Nvidia Stock Still Has Upside Based on Analyst Targets - Call Options Popular with Traders

Analysts' target prices for Nvidia (NVDA) stock still show there is upside potential for investors. Moreover, Nvidia's option premiums are skewed to the call option side over puts. This indicates that traders are still bullish on NVDA stock as they expect their call option purchases will make money if NVDA keeps rising. 

Nvidia's Stellar Performance So Far This Year

NVDA stock closed at $424.13 on Monday, July 3, up $1.11, and now even up 3.9% in July from when it closed at $408.22 at the end of June. Moreover, in the past month, NVDA stock has risen 7.85% since closing at $393.27 on June 2. 

Nvidia was up 90% in Q1 and rose 52.3% during Q2. Moreover, year-to-date NVDA stock is now up 190% since closing at $146.14 at the end of 2022.

Some have speculated that Nvidia may be due for a retracement. But let's look at where the majority of analysts are on the stock

Analysts' Target Prices on NVDA Stock

We discussed analysts' bullish target prices on NVDA stock in our last article on June 19, “Nvidia Stock Could Still Peak Higher Based On Targets - Time To Short OTM Puts.” At the time, NVDA stock was at $426.92, close to where it is today.

We pointed out that the average price target was $$464.75, according to Yahoo! Finance. Today, the average price target for 41 analysts surveyed by Yahoo! Finance has actually risen 1.9% to $473.44

Moreover, 14 of these analysts still have a “Buy” rating and 7 have a “Strong Buy." This is similar to the same recommendation in the middle of June.

As a result, it seems analysts are still basically bullish on the stock, despite the fact that there are now some “Sell” recommendations that weren't there before.

Options Skewed to the Call Side

Looking at the July 21 expiration period, which is 17 days from now, it is apparent that option premiums are still favoring call options over puts. For example, the $450 strike price calls have a $6.40 premium. That strike price is 6.1% over today's spot price. This premium is higher than a similar width out-of-the-money (OTM) strike price on the put side.

For example, the $400 strike price put premium, 5.69% below the spot price, is just $4.88. Moreover, the $395 strike price, a 6.87% OTM width, trades for just $3.80.

This shows option premiums are skewed to the call side over puts - NVDA Calls vs.

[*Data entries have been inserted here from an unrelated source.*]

@@ -239,7 +250,14 @@
       KWALK_E(5, U, true, ld, GAM_FLUSH4(), {
         const int m = K;
         const Real pm_n = cl.pm(m, r.v[0], r.v[3]);
-        KW_(PM, m) = pm_n;
+        if constexpr (PMR) {
+          if (m < FV3_AGPR_HI_LEVELS)
+            PMH_SET(m, pm_n);
+          else
+            KW_(PM, m) = pm_n;
+        } else {
+          KW_(PM, m) = pm_n;
+        }
         const Real z_lo = ZL ? A[m * FV3_WAVE] : r.v[4];
         const Real dz_n = z_lo - z_top;
         z_top = z_lo;
@@ -376,7 +394,7 @@
         q.v[0] = KW_(delp, k);
         q.v[1] = KW_(pt, k);
         q.v[2] = KW_(cappa, k);
-        q.v[3] = KW_(PM, k);
+        q.v[3] = PMR && k < FV3_AGPR_HI_LEVELS ? (Real)0 : KW_(PM, k);
         return q;
       };
       KWALK(4, U, false, ld, {
@@ -389,7 +407,10 @@
           const Real bb = (Real)2.0 * ((Real)1.0 + g_rat);
           p1 = (pe_k + bb * pe1 + g_rat * pe2) * r3 - g_rat * p1;
         }
-        const Real pmk = r.v[3];
+        Real pmk = r.v[3];
+        if constexpr (PMR) {
+          if (K < FV3_AGPR_HI_LEVELS) pmk = PMH_GET(K);
+        }
         const Real dzn = -dm * rgas * r.v[1] * fv3_exp((r.v[2] - (Real)1.0) * fv3_log(fv3_max(p_fac * pmk, p1 + pmk)));
         cl.finish(K, dzn);
         pe2 = pe1;
@@ -397,6 +418,8 @@
         dm_below = dm;
       })
     }
+#undef PMH_SET
+#undef PMH_GET
 #undef GAM_PUT
 #undef GAM_PUT_U
 #undef GAM_FLUSH4
@@ -423,6 +446,27 @@
 #ifndef PG_KC
 #define PG_KC 16
 #endif
+
+struct RiemCCl {
+  long tb, sk;
+  unsigned pix;
+  Real peg, pem, z, grav;
+  Real *pef, *gz;
+  FV3_HD Real pm(int, Real dm, Real qc) {
+    const Real peg_n = peg + dm * ((Real)1.0 - qc);
+    const Real v = fv3_div(peg_n - peg, fv3_log(fv3_div(peg_n, peg)));
+    peg = peg_n;
+    return v;
+  }
+  FV3_HD void out_pe(int k1, Real pe, Real dm) {
+    pem = pem + dm;
+    FV3_ST_NT(KW_(pef, k1), pe + pem);
+  }
+  FV3_HD void finish(int k, Real dz) {
+    z = z - dz * grav;
+    FV3_ST_NT(KW_(gz, k), z);
+  }
+};
 
 struct DzcW {
   Real top_ratio, bot_ratio;
@@ -592,28 +636,8 @@
         if (cidx >= ncol) continue;
         const int jr = cidx / ni;
         const unsigned pix = (unsigned)((j0 + jr + go) * sj32 + (i0 + cidx - jr * ni) + go);
-        struct Cl {
-          long tb, sk;
-          unsigned pix;
-          Real peg, pem, z, grav;
-          Real *pef, *gz;
-          FV3_HD Real pm(int, Real dm, Real qc) {
-            const Real peg_n = peg + dm * ((Real)1.0 - qc);
-            const Real v = fv3_div(peg_n - peg, fv3_log(fv3_div(peg_n, peg)));
-            peg = peg_n;
-            return v;
-          }
-          FV3_HD void out_pe(int k1, Real pe, Real dm) {
-            pem = pem + dm;
-            FV3_ST_NT(KW_(pef, k1), pe + pem);
-          }
-          FV3_HD void finish(int k, Real dz) {
-            z = z - dz * grav;
-            FV3_ST_NT(KW_(gz, k), z);
-          }
-        };
         const Real z_bot = phis[t * st2 + pix];
-        Cl cl{tb, sk, pix, ptop, ptop, z_bot, grav, pef, gz};
+        RiemCCl cl{tb, sk, pix, ptop, ptop, z_bot, grav, pef, gz};
         KW_(pef, 0) = ptop;
         sw.run<FV3_RIEM_GL != 0, RA>((Real *)smem_ + lane, (Real *)smem_ + nz * FV3_WAVE + lane, tb, pix, dt2, delpc, cappa, ptc, q_con, gz, w3, ws[t * st2 + pix], PM, GAM, (Real *)nullptr, cl);
         KW_(gz, nz) = z_bot;
@@ -657,6 +681,192 @@
     }
   });
   return fv3_post(c, s, "riem_solver_c");
+}
+
+namespace {
+template <bool LDS, int UF>
+FV3_HD inline void dzc_column(const Geo &g, int t, int i, int j, int c0, int ni, const Real *ut, const Real *vt, const Real *zh, const Real *zs, Real *gz,
+                              Real top_ratio, Real bot_ratio, Real dz_min, Real dt2, Real *A_, Real &ws_v, Real &z0) {
+  const int nz = g.nz;
+  const long tb = t * g.st, sk = g.sk;
+  const int fl = g.flags[t];
+  const unsigned pix = IX(i, j), qx1 = IX(i + 1, j), qy1 = IX(i, j + 1);
+  const unsigned gw = f4_index<1>(g, fl, i - 1, j), gc1 = f4_index<1>(g, fl, i, j), ge = f4_index<1>(g, fl, i + 1, j);
+  const unsigned gs = f4_index<2>(g, fl, i, j - 1), gc2 = f4_index<2>(g, fl, i, j), gn = f4_index<2>(g, fl, i, j + 1);
+  const Real ar = (g.area + t * g.st2)[pix];
+  auto at = [&](const Real *f, unsigned q, int k) -> Real { return *fv3_at(f + tb, q * (unsigned)sizeof(Real) + (unsigned)k * (unsigned)(g.sk * (long)sizeof(Real))); };
+  Real ax0 = at(ut, pix, nz - 1), ax1 = at(ut, qx1, nz - 1), ay0 = at(vt, pix, nz - 1), ay1 = at(vt, qy1, nz - 1);
+  Real cx0 = (Real)0, cx1 = (Real)0, cy0 = (Real)0, cy1 = (Real)0, px0 = (Real)0, px1 = (Real)0, py0 = (Real)0, py1 = (Real)0;
+  Real below = (Real)0;
+  {
+    auto ld = [&](int k, auto full_tag) {
+      constexpr bool FULL = decltype(full_tag)::value;
+      KRec<FULL ? 11 : 9> q;
+      const bool has = k >= 2;
+      q.v[0] = has ? at(ut, pix, k - 2) : (Real)0;
+      q.v[1] = has ? at(ut, qx1, k - 2) : (Real)0;
+      q.v[2] = has ? at(vt, pix, k - 2) : (Real)0;
+      q.v[3] = has ? at(vt, qy1, k - 2) : (Real)0;
+      q.v[4] = at(zh, pix, k);
+      q.v[5] = at(zh, gw, k);
+      q.v[6] = at(zh, ge, k);
+      q.v[7] = at(zh, gs, k);
+      q.v[8] = at(zh, gn, k);
+      if constexpr (FULL) {
+        q.v[9] = at(zh, gc1, k);
+        q.v[10] = at(zh, gc2, k);
+      }
+      return q;
+    };
+    auto ld_full = [&](int k) { return ld(k, std::true_type{}); };
+    auto ld_fast = [&](int k) { return ld(k, std::false_type{}); };
+#define DZC_STEP(ZC1, ZE, ZS, ZC2, ZN) \
+      const int k = K;                                                                                                                            \
+      const Real nx0 = r.v[0], nx1 = r.v[1], ny0 = r.v[2], ny1 = r.v[3], zc = r.v[4], zw = r.v[5], zc1 = ZC1, ze = ZE, zsn = ZS, zc2 = ZC2, zno = ZN;\
+      Real x0, x1, y0, y1;                                                                                                                        \
+      if (k == g.nz) {                                                                                                                            \
+        x0 = ax0 + (ax0 - nx0) * bot_ratio;                                                                                                       \
+        x1 = ax1 + (ax1 - nx1) * bot_ratio;                                                                                                       \
+        y0 = ay0 + (ay0 - ny0) * bot_ratio;                                                                                                       \
+        y1 = ay1 + (ay1 - ny1) * bot_ratio;                                                                                                       \
+      } else if (k == 0) {                                                                                                                        \
+        x0 = cx0 + (cx0 - px0) * top_ratio;                                                                                                       \
+        x1 = cx1 + (cx1 - px1) * top_ratio;                                                                                                       \
+        y0 = cy0 + (cy0 - py0) * top_ratio;                                                                                                       \
+        y1 = cy1 + (cy1 - py1) * top_ratio;                                                                                                       \
+      } else {                                                                                                                                    \
+        const Real d1 = g.dp_ref[k], d0 = g.dp_ref[k - 1];                                                                                        \
+        const Real int_ratio = (Real)1.0 / (d0 + d1);                                                                                             \
+        x0 = (d1 * ax0 + d0 * cx0) * int_ratio;                                                                                                   \
+        x1 = (d1 * ax1 + d0 * cx1) * int_ratio;                                                                                                   \
+        y0 = (d1 * ay0 + d0 * cy0) * int_ratio;                                                                                                   \
+        y1 = (d1 * ay1 + d0 * cy1) * int_ratio;                                                                                                   \
+      }                                                                                                                                           \
+      const Real fx0 = x0 * (x0 > (Real)0 ? zw : zc1);                                                                                            \
+      const Real fx1 = x1 * (x1 > (Real)0 ? zc1 : ze);                                                                                            \
+      const Real fy0 = y0 * (y0 > (Real)0 ? zsn : zc2);                                                                                           \
+      const Real fy1 = y1 * (y1 > (Real)0 ? zc2 : zno);                                                                                           \
+      const Real zn = (zc * ar + fx0 - fx1 + fy0 - fy1) / (ar + x0 - x1 + y0 - y1);                                                               \
+      Real v = zn;                                                                                                                                \
+      if (k == g.nz)                                                                                                                              \
+        ws_v = (zs[t * g.st2 + pix] - zn) / dt2;                                                                                                    \
+      else                                                                                                                                        \
+        v = fv3_max(zn, below + dz_min);                                                                                                          \
+      KW_(gz, k) = v;                                                                                                                             \
+      if constexpr (LDS) {                                                                                                                        \
+        if (k >= 1)                                                                                                                               \
+          A_[(k - 1) * FV3_WAVE] = v;                                                                                                             \
+        else                                                                                                                                      \
+          z0 = v;                                                                                                                                 \
+      }                                                                                                                                           \
+      below = v;                                                                                                                                  \
+      px0 = cx0;                                                                                                                                  \
+      px1 = cx1;                                                                                                                                  \
+      py0 = cy0;                                                                                                                                  \
+      py1 = cy1;                                                                                                                                  \
+      cx0 = ax0;                                                                                                                                  \
+      cx1 = ax1;                                                                                                                                  \
+      cy0 = ay0;                                                                                                                                  \
+      cy1 = ay1;                                                                                                                                  \
+      ax0 = nx0;                                                                                                                                  \
+      ax1 = nx1;                                                                                                                                  \
+      ay0 = ny0;                                                                                                                                  \
+      ay1 = ny1;                                                                                                                                  
+    const int c1 = c0 + FV3_WAVE - 1;
+    auto in_wave = [&](int q) { return q >= c0 && q <= c1; };
+    const bool corner = in_wave(0) || in_wave(ni - 1) || in_wave((g.ny + 1) * ni) || in_wave((g.ny + 1) * ni + ni - 1);
+    const int nz = g.nz + 1;
+    if (corner) {
+      KWALK(11, 2, false, ld_full, { DZC_STEP(r.v[9], r.v[6], r.v[7], r.v[10], r.v[8]) })
+    } else {
+      KWALK(9, UF, false, ld_fast, { DZC_STEP(r.v[4], r.v[6], r.v[7], r.v[4], r.v[8]) })
+    }
+#undef DZC_STEP
+  }
+  (void)A_;
+  (void)z0;
+}
+
+}
+
+bool fv3_csw_columns_ok(const fv3_ctx *c) { return c && c->g.nz >= 3 && riem_wave_ok(c->g) && riem_reg_arrays(c->g) && !riem_gam_lds(c->g); }
+
+int fv3_dzc_columns(fv3_ctx *c, const fv3_field *zs_, const fv3_field *ut_, const fv3_field *vt_, const fv3_field *zh_, const fv3_field *gz_, const fv3_field *ws_,
+                    double dt2d, void *stream) {
+  if (!fv3_csw_columns_ok(c)) return FV3_ERR_ARG;
+  FV3_FIELD2D(zs, zs_) FV3_FIELD2D(ws, ws_) FV3_FIELD(ut, ut_) FV3_FIELD(vt, vt_) FV3_FIELD(zh, zh_) FV3_FIELD(gz, gz_)
+  if (zh == gz) return FV3_ERR_ARG;
+  const Geo g = c->g;
+  fv3_stream_t s = (fv3_stream_t)stream;
+  const Real dt2 = (Real)dt2d, dz_min = (Real)c->cst.dz_min;
+  const int nz = g.nz;
+  const std::vector<double> &dp = c->dp_ref_h;
+  const Real top_ratio = (Real)(dp[0] / (dp[0] + dp[1]));
+  const Real bot_ratio = (Real)(dp[nz - 1] / (dp[nz - 2] + dp[nz - 1]));
+  const int ni = g.nx + 2, ncol = ni * (g.ny + 2);
+  launch_waves<3>(c, s, (ncol + FV3_WAVE - 1) / FV3_WAVE, 1, g.nsub, 0, [=] FV3_HD(const Blk &blk, char *) {
+    const int t = blk.bz;
+    FV3_LANES(blk, lane, l) {
+      const int cidx = blk.bx * FV3_WAVE + lane;
+      if (cidx >= ncol) continue;
+      const int j = cidx / ni, i = cidx - j * ni;
+      Real ws_v = (Real)0, z0 = (Real)0;
+      dzc_column<false, 2>(g, t, i, j, blk.bx * FV3_WAVE, ni, ut, vt, zh, zs, gz, top_ratio, bot_ratio, dz_min, dt2, (Real *)nullptr, ws_v, z0);
+      ws[t * g.st2 + IX(i, j)] = ws_v;
+    }
+  });
+  return fv3_post(c, s, "update_dz_c");
+}
+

Puts expiring July 21 - Barchart - As of July 3, 2023

This means that traders are essentially more bullish on the stock moving higher than they are bearish that the stock will fall. More people are piling into the call side hoping to make money as the stock rises.

How to Play This Skewed Effect

If you are a contrarian, you would see the call option premium skewness as a signal to short the stock or buy puts. In that case, you hope that, despite analysts' target prices, NVDA stock will falter and everyone will rush to the sell side.

After all, there is some news that might add to this trend. CNBC reports that according to a WSJ report the Commerce Department is considering banning exports of Nvidia's AI chips to China, including ones that don't exceed the existing performance guidelines. 

However, if you are a trend follower, you can either buy calls, hoping for the stock to rise, or short out-of-the-money calls, if you think the stock won't move significantly higher. For example, the $5.78 $450 strike call option premium represents a covered call yield of 1.36% (i.e., $5.78/$424.13-1). That is for a position that expirations in just over 2 weeks.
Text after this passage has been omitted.